Pending recommended approval by VRBPAC and a green light from the FDA, advisers to the Centers for Disease Control and Prevention (CDC) will meet on Jun 17 and 18 to discuss whether to recommend the vaccines in the age groups.
At a White House COVID-19 briefing today, Ashish Jha, MD, the committee’s coordinator, said the Biden administration is eagerly awaiting a careful review by the groups, but is well into the planning. Once the vaccines are cleared for the youngest kids, the nation will reach a key milestone by extending protection with vaccines to almost every American. “We also know it is important to do this right,” Jha said.
Dawn O’Connell, JD, assistant secretary for preparedness and response at the Department of Health and Human Services (HHS), said the vaccine for young kids can be shipped after FDA authorization, but doses can’t be given until the CDC makes its recommendations. She said preordering by states and other partners is under way for an initial 10 million doses, split evenly between Moderna andlf Pfizer-BioNTech. She added that distribution will be broad and equitable, with 85% of Americans living within 5 miles of where vaccine will be available.
Federal officials said that, unlike for other age-groups, vaccination of the youngest kids—ages 6 months through ages 4 or 5 years—will mainly take place at pediatrician offices, family medicine clinics, and pharmacies.
Jha said, pending FDA and CDC clearances, vaccination of young children would likely begin in earnest as soon as Jun 21.
Vivek Murthy, MD, the nation’s surgeon general, said vaccination of young children will be a powerful tool to cut the disease burden in the youngest Americans. He said 730,000 kids under 5 have been hospitalized with the disease, with nearly 500 deaths reported in the age-group. He added that the government will launch an information campaign, including a superhero-themed toolkit, so parents have the information they need.
FDA reviewing Novavax manufacturing
Earlier this week, VRBPAC overwhelmingly recommended that the FDA approve the Novavax COVID-19 vaccine for emergency use in adults, but so far the agency hasn’t made the final determination.
An FDA spokesperson told CNBC that the agency is reviewing changes to Novavax manufacturing before making its final decision. The manufacturing changes were submitted on Jun 3, just days before VRBPAC met.

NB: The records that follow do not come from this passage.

template <int E>
__device__ __forceinline__ unsigned kz_radix_kth_u32_regs(const unsigned (&x)[E], unsigned all_or, unsigned all_and, int rank) {
#pragma unroll
    for (int off = 32; off >= 1; off >>= 1) {
        all_or |= __shfl_xor(all_or, off, 64);
        all_and &= __shfl_xor(all_and, off, 64);
    }
    const unsigned differ = all_or ^ all_and;
    const int top = differ ? 31 - __clz(differ) : -1;
    unsigned thr = top >= 31 ? 0u : (top < 0 ? all_and : (all_and & ~((2u << top) - 1u)));
    for (int bit = top; bit >= 0; --bit) {
        const unsigned cand = thr | (1u << bit);
        int c = 0;
#pragma unroll
        for (int i = 0; i < E; ++i) c += (int)__popcll(__ballot(x[i] >= cand));
        if (c >= rank) thr = cand;
    }
    return thr;
}
template <int E>
__device__ __forceinline__ unsigned kz_radix_kth_u32_e(const unsigned* u, int n, int rank, int lane) {
    unsigned x[E];
    unsigned all_or = 0u, all_and = 0xffffffffu;
#pragma unroll
    for (int i = 0; i < E; ++i) {
        const int e = lane + 64 * i;
        const bool in = e < n;
        x[i] = in ? u[e] : 0u;
        all_or |= x[i];
        all_and &= in ? x[i] : 0xffffffffu;
    }
    return kz_radix_kth_u32_regs<E>(x, all_or, all_and, rank);
}
template <bool REGS = false>
__device__ __forceinline__ unsigned kz_radix_kth_u32(const unsigned* u, int n, int rank, int lane) {
    if (REGS && n <= 256) return kz_radix_kth_u32_e<4>(u, n, rank, lane);
    if (REGS && n <= 512) return kz_radix_kth_u32_e<8>(u, n, rank, lane);
    unsigned all_or = 0u, all_and = 0xffffffffu;
    for (int e = lane; e < n; e += 64) {
        all_or |= u[e];
        all_and &= u[e];
    }
#pragma unroll
    for (int off = 32; off >= 1; off >>= 1) {
        all_or |= __shfl_xor(all_or, off, 64);
        all_and &= __shfl_xor(all_and, off, 64);
    }
    const unsigned differ = all_or ^ all_and;
    const int top = differ ? 31 - __clz(differ) : -1;
    unsigned thr = top >= 31 ? 0u : (top < 0 ? all_and : (all_and & ~((2u << top) - 1u)));
    for (int bit = top; bit >= 0; --bit) {
        const unsigned cand = thr | (1u << bit);
        int c = 0;
        for (int e0 = 0; e0 < n; e0 += 64) c += (int)__popcll(__ballot(e0 + lane < n && u[e0 + lane] >= cand));
        if (c >= rank) thr = cand;
    }
    return thr;
}
template <int E>
__device__ __forceinline__ unsigned long long kz_radix_kth_small_f64_e(const double* v, int n, int rank, int lane) {
    unsigned long long x[E];
    unsigned long long all_or = 0ull, all_and = ~0ull;
#pragma unroll
    for (int i = 0; i < E; ++i) {
        const int e = lane + 64 * i;
        const bool in = e < n;
        x[i] = in ? (unsigned long long)__double_as_longlong(v[e]) : ~0ull;
        all_or |= in ? x[i] : 0ull;
        all_and &= x[i];
    }
#pragma unroll
    for (int off = 32; off >= 1; off >>= 1) {
        all_or |= __shfl_xor(all_or, off, 64);
        all_and &= __shfl_xor(all_and, off, 64);
    }
    const unsigned long long differ = all_or ^ all_and;
    const int top = differ ? 63 - __clzll(differ) : -1;
    unsigned long long thr = top >= 63 ? 0ull : (top < 0 ? all_and : (all_and & ~((2ull << top) - 1ull)));
    for (int bit = top; bit >= 0; --bit) {
        const unsigned long long cand = thr | (1ull << bit);
        int c = 0;
#pragma unroll
        for (int i = 0; i < E; ++i) c += (int)__popcll(__ballot(x[i] < cand));
        if (c < rank) thr = cand;
    }
    return thr;
}
template <bool REGS = false>
__device__ __forceinline__ unsigned long long kz_radix_kth_small_f64(const double* v, int n, int rank, int lane) {
    if (REGS && n <= 256) return kz_radix_kth_small_f64_e<4>(v, n, rank, lane);
    unsigned long long all_or = 0ull, all_and = ~0ull;
    for (int e = lane; e < n; e += 64) {
        const unsigned long long b = (unsigned long long)__double_as_longlong(v[e]);
        all_or |= b;
        all_and &= b;
    }
#pragma unroll
    for (int off = 32; off >= 1; off >>= 1) {
        all_or |= __shfl_xor(all_or, off, 64);
        all_and &= __shfl_xor(all_and, off, 64);
    }
    const unsigned long long differ = all_or ^ all_and;
    const int top = differ ? 63 - __clzll(differ) : -1;
    unsigned long long thr = top >= 63 ? 0ull : (top < 0 ? all_and : (all_and & ~((2ull << top) - 1ull)));
    for (int bit = top; bit >= 0; --bit) {
        const unsigned long long cand = thr | (1ull << bit);
        int c = 0;
        for (int e0 = 0; e0 < n; e0 += 64)
            c += (int)__popcll(__ballot(e0 + lane < n && (unsigned long long)__double_as_longlong(v[e0 + lane]) < cand));
        if (c < rank) thr = cand;
    }
    return thr;
}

Novavax’s manufacturing partner is India’s Serum Institute, and that’s where doses would ship from, once the FDA authorizes it for emergency use. The decision to use the vaccine still awaits a recommendation from the CDC, which is considered after the FDA makes its final announcement.
WHO releases SARS-CoV-2 origin review
Last year the World Health Organization (WHO) launched a new group to analyze the origins of novel pathogens, and its first task was to examine evidence on the source of SARS-CoV-2. Some of the experts on the 26-member Scientific Advisory Group for the Origins of novel pathogens (SAGO) took part in the WHO’s joint mission to China to investigate the source of the virus.
Today they released their preliminary assessment, which said the closest relatives of SARS-CoV-2 are viruses isolated from Chinese bats in 2013 and Laotian bats in 2020. They said the Wuhan seafood market may have amplified the spread of the virus.
The group said current data lean toward a zoonotic origin, but they said the possibility of a lab leak requires further investigation. SAGO had no new information to review that would support either possibility. It did evaluate new data on blood samples from Chinese donors in Wuhan shortly before the virus was first detected, which suggested that some samples were positive for SARS-CoV-2 antibodies, according to the Washington Post. However, they were later found to be false-positives.
In a video press release, Maria Van Kerkhove, PhD, the WHO’s COVID-19 lead, said one of the SAGO report’s major contributions is that it spells out studies that need to be done whenever a novel pathogen emerges, including SARS-CoV-2. She said suggested studies include a range of investigations, from genetic to epidemiologic. The list also details investigations in areas where pathogens emerge, covering a range of possible exposures, such as where animals came from and the possibility of lab breaches.
Meanwhile, in other global developments, flare-ups in two Chinese cities—Beijing and Shanghai—led to tightened measures in districts where cases are spiking. Beijing closed entertainment venues in Dongcheng and Chaoyang districts, according to Reuters, which also reported that cases in Shanghai’s Minhang district went on lockdown, with more rounds of mass testing planned for the city this weekend.